* Problem details: From the first line through the one containing "## Add column-edge", restate the listing word for word, and give no other lines.

* Materials provided:
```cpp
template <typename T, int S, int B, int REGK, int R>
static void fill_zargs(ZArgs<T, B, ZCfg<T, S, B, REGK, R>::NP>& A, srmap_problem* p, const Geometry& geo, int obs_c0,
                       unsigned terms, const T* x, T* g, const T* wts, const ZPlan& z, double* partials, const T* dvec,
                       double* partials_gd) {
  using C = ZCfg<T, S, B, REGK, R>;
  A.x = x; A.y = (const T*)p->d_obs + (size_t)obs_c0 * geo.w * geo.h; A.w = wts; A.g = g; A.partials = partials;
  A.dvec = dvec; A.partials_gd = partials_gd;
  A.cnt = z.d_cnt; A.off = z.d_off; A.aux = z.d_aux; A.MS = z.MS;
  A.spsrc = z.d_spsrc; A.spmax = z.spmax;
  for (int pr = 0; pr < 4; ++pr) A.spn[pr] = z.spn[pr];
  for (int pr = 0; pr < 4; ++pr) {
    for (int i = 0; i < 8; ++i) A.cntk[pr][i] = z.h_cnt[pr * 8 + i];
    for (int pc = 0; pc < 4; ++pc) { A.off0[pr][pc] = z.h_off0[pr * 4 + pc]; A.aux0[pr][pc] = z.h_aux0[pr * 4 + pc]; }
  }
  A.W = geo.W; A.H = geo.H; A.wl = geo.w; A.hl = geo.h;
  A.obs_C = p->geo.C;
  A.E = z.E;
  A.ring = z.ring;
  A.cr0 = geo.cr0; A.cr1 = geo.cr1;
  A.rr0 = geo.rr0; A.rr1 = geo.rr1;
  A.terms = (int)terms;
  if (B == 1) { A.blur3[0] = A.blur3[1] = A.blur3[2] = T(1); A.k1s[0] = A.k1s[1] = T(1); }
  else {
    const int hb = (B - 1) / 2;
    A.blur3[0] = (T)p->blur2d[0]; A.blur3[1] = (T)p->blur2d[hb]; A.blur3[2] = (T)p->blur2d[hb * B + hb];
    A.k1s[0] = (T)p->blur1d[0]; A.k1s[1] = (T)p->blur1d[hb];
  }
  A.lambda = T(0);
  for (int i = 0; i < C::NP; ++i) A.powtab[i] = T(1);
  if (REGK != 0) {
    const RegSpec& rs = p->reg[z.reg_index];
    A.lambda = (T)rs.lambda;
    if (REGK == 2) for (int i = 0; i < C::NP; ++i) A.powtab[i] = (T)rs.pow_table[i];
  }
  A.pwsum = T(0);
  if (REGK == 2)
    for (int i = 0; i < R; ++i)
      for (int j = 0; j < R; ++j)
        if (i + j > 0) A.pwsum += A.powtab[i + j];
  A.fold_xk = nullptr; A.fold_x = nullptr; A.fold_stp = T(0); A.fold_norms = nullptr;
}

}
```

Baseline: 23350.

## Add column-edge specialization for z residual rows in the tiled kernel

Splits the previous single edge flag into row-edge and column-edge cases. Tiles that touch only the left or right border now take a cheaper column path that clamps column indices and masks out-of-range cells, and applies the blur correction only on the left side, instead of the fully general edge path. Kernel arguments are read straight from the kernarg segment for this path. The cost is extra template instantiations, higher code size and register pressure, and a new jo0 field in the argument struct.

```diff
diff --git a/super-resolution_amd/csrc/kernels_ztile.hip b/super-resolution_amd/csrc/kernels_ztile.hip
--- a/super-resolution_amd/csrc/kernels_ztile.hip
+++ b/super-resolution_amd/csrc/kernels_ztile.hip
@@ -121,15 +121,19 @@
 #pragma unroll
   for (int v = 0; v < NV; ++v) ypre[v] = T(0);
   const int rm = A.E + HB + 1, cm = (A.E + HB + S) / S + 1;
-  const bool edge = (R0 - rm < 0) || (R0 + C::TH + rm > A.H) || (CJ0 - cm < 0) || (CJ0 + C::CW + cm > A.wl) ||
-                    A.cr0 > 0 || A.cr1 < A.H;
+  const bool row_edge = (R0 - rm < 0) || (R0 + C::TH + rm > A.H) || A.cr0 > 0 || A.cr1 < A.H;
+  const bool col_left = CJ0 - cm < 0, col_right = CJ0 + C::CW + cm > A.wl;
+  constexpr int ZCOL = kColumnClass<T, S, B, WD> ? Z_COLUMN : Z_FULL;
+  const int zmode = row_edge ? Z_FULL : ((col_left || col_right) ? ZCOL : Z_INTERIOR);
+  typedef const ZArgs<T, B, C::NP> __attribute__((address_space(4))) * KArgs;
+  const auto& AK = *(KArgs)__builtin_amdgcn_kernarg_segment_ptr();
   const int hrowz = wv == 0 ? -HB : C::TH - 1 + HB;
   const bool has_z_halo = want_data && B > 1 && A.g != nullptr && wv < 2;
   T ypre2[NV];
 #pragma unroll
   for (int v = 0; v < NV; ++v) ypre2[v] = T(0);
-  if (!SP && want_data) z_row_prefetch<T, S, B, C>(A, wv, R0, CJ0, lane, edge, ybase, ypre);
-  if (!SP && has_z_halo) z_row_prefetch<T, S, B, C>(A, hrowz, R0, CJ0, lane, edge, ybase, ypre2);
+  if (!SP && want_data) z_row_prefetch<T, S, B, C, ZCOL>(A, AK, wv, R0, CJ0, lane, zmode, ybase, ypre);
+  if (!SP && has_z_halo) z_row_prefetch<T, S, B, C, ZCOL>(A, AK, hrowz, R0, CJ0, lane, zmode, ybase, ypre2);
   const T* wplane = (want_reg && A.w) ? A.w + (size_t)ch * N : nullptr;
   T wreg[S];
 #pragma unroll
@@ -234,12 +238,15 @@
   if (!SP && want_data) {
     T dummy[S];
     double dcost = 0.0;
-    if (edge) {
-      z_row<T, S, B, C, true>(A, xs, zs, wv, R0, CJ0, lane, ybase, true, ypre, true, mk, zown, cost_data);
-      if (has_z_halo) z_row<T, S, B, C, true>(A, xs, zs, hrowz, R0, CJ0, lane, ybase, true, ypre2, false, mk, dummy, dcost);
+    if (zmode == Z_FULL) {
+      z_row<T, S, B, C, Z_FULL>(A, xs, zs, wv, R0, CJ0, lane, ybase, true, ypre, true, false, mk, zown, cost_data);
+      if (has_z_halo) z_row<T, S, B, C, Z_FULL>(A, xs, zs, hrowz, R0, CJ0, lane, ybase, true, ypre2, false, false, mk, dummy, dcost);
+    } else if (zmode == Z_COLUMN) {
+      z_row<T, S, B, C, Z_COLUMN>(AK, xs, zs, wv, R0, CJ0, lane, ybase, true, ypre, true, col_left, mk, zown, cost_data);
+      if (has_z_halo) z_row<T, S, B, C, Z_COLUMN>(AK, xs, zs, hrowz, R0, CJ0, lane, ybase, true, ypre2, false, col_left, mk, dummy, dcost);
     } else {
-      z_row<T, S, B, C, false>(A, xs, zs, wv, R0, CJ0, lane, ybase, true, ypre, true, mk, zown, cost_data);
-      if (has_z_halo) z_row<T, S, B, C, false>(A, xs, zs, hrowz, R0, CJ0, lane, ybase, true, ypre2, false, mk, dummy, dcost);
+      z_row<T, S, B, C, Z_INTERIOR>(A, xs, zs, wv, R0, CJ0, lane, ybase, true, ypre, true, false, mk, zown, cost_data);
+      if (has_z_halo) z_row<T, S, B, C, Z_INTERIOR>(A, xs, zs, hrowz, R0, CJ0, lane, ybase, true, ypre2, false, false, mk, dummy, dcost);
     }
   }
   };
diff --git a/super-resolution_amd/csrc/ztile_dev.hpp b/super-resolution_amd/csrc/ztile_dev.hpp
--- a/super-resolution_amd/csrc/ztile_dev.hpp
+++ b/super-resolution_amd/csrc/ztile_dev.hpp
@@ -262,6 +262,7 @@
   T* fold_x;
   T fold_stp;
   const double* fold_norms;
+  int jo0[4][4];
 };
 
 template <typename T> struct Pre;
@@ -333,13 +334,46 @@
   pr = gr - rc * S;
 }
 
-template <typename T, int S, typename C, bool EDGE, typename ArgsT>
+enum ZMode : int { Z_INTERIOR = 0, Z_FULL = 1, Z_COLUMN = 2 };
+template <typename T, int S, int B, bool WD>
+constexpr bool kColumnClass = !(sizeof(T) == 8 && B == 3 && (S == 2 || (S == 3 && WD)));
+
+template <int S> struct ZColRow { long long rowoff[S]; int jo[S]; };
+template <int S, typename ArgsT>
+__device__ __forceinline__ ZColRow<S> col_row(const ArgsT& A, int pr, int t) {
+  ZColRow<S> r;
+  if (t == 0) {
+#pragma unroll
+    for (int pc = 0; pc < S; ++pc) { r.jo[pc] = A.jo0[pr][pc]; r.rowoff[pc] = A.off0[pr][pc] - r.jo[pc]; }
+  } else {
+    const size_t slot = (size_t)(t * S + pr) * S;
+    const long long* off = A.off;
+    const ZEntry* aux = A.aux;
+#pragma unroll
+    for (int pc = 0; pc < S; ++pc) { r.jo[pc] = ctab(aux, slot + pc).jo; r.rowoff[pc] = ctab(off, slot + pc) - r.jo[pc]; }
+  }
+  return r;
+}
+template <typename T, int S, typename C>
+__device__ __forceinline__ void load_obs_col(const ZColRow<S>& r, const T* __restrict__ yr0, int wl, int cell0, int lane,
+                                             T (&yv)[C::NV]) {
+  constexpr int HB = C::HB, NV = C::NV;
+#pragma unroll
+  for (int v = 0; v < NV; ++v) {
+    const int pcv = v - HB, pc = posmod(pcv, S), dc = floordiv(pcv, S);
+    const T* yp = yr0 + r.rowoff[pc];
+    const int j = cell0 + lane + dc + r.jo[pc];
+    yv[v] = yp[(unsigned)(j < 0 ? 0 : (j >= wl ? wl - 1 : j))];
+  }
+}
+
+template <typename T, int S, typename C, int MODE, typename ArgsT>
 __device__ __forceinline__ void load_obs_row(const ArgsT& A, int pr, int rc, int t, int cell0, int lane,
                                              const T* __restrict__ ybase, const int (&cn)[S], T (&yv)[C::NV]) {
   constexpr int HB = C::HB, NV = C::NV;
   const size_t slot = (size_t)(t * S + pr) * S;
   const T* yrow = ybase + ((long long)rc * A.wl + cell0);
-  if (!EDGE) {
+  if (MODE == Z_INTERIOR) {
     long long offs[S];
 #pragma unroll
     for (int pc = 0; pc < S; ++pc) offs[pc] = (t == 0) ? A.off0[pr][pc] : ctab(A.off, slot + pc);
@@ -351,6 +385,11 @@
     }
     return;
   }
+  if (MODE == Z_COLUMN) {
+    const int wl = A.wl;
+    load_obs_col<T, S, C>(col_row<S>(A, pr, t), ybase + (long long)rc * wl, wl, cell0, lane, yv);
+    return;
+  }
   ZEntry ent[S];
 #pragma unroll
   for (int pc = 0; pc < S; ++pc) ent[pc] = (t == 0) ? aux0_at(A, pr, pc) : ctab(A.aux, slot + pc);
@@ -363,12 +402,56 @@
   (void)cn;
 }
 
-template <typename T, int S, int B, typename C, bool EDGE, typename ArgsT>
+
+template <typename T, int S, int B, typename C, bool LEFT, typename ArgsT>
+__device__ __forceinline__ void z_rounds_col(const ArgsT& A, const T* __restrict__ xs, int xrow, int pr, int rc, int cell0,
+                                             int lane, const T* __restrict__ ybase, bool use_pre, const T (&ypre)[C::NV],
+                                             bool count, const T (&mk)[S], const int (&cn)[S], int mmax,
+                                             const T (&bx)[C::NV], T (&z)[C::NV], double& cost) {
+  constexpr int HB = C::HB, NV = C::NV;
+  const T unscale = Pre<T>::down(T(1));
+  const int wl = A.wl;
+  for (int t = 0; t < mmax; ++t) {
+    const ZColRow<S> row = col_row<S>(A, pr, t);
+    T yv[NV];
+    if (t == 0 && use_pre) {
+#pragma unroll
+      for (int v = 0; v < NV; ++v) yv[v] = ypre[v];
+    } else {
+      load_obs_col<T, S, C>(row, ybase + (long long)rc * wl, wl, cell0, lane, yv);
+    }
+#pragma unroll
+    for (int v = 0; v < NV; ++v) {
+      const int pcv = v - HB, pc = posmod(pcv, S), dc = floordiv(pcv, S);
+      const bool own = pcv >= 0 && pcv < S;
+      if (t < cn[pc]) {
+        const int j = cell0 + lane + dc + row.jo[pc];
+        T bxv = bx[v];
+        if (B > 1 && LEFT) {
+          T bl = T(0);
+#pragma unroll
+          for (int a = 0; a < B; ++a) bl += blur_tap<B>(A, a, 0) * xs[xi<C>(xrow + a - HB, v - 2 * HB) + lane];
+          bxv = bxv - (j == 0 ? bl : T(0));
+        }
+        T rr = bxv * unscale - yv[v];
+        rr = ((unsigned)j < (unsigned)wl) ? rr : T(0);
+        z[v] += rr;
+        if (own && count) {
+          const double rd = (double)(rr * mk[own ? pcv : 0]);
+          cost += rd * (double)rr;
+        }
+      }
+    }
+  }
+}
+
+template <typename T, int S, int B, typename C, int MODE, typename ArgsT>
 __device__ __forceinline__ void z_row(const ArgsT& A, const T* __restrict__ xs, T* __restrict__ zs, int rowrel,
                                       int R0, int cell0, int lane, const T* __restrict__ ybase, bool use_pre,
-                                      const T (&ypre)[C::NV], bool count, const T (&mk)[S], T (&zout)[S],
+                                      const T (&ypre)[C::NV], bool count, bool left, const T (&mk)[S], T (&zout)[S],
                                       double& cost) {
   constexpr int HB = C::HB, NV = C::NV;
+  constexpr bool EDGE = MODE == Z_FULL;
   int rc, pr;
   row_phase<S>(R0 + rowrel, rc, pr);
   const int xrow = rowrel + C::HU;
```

* Response box:
```cpp
template <typename T, int S, int B, int REGK, int R>
static void fill_zargs(ZArgs<T, B, ZCfg<T, S, B, REGK, R>::NP>& A, srmap_problem* p, const Geometry& geo, int obs_c0,
                       unsigned terms, const T* x, T* g, const T* wts, const ZPlan& z, double* partials, const T* dvec,
                       double* partials_gd) {
  using C = ZCfg<T, S, B, REGK, R>;
  A.x = x; A.y = (const T*)p->d_obs + (size_t)obs_c0 * geo.w * geo.h; A.w = wts; A.g = g; A.partials = partials;
  A.dvec = dvec; A.partials_gd = partials_gd;
  A.cnt = z.d_cnt; A.off = z.d_off; A.aux = z.d_aux; A.MS = z.MS;
  A.spsrc = z.d_spsrc; A.spmax = z.spmax;
  for (int pr = 0; pr < 4; ++pr) A.spn[pr] = z.spn[pr];
  for (int pr = 0; pr < 4; ++pr) {
    for (int i = 0; i < 8; ++i) A.cntk[pr][i] = z.h_cnt[pr * 8 + i];
    for (int pc = 0; pc < 4; ++pc) { A.off0[pr][pc] = z.h_off0[pr * 4 + pc]; A.aux0[pr][pc] = z.h_aux0[pr * 4 + pc]; }
  }
  A.W = geo.W; A.H = geo.H; A.wl = geo.w; A.hl = geo.h;
  A.obs_C = p->geo.C;
  A.E = z.E;
  A.ring = z.ring;
  A.cr0 = geo.cr0; A.cr1 = geo.cr1;
  A.rr0 = geo.rr0; A.rr1 = geo.rr1;
  A.terms = (int)terms;
  if (B == 1) { A.blur3[0] = A.blur3[1] = A.blur3[2] = T(1); A.k1s[0] = A.k1s[1] = T(1); }
  else {
    const int hb = (B - 1) / 2;
    A.blur3[0] = (T)p->blur2d[0]; A.blur3[1] = (T)p->blur2d[hb]; A.blur3[2] = (T)p->blur2d[hb * B + hb];
    A.k1s[0] = (T)p->blur1d[0]; A.k1s[1] = (T)p->blur1d[hb];
  }
  A.lambda = T(0);
  for (int i = 0; i < C::NP; ++i) A.powtab[i] = T(1);
  if (REGK != 0) {
    const RegSpec& rs = p->reg[z.reg_index];
    A.lambda = (T)rs.lambda;
    if (REGK == 2) for (int i = 0; i < C::NP; ++i) A.powtab[i] = (T)rs.pow_table[i];
  }
  A.pwsum = T(0);
  if (REGK == 2)
    for (int i = 0; i < R; ++i)
      for (int j = 0; j < R; ++j)
        if (i + j > 0) A.pwsum += A.powtab[i + j];
  A.fold_xk = nullptr; A.fold_x = nullptr; A.fold_stp = T(0); A.fold_norms = nullptr;
}

}
```

Baseline: 23350.

## Add column-edge specialization for z residual rows in the tiled kernel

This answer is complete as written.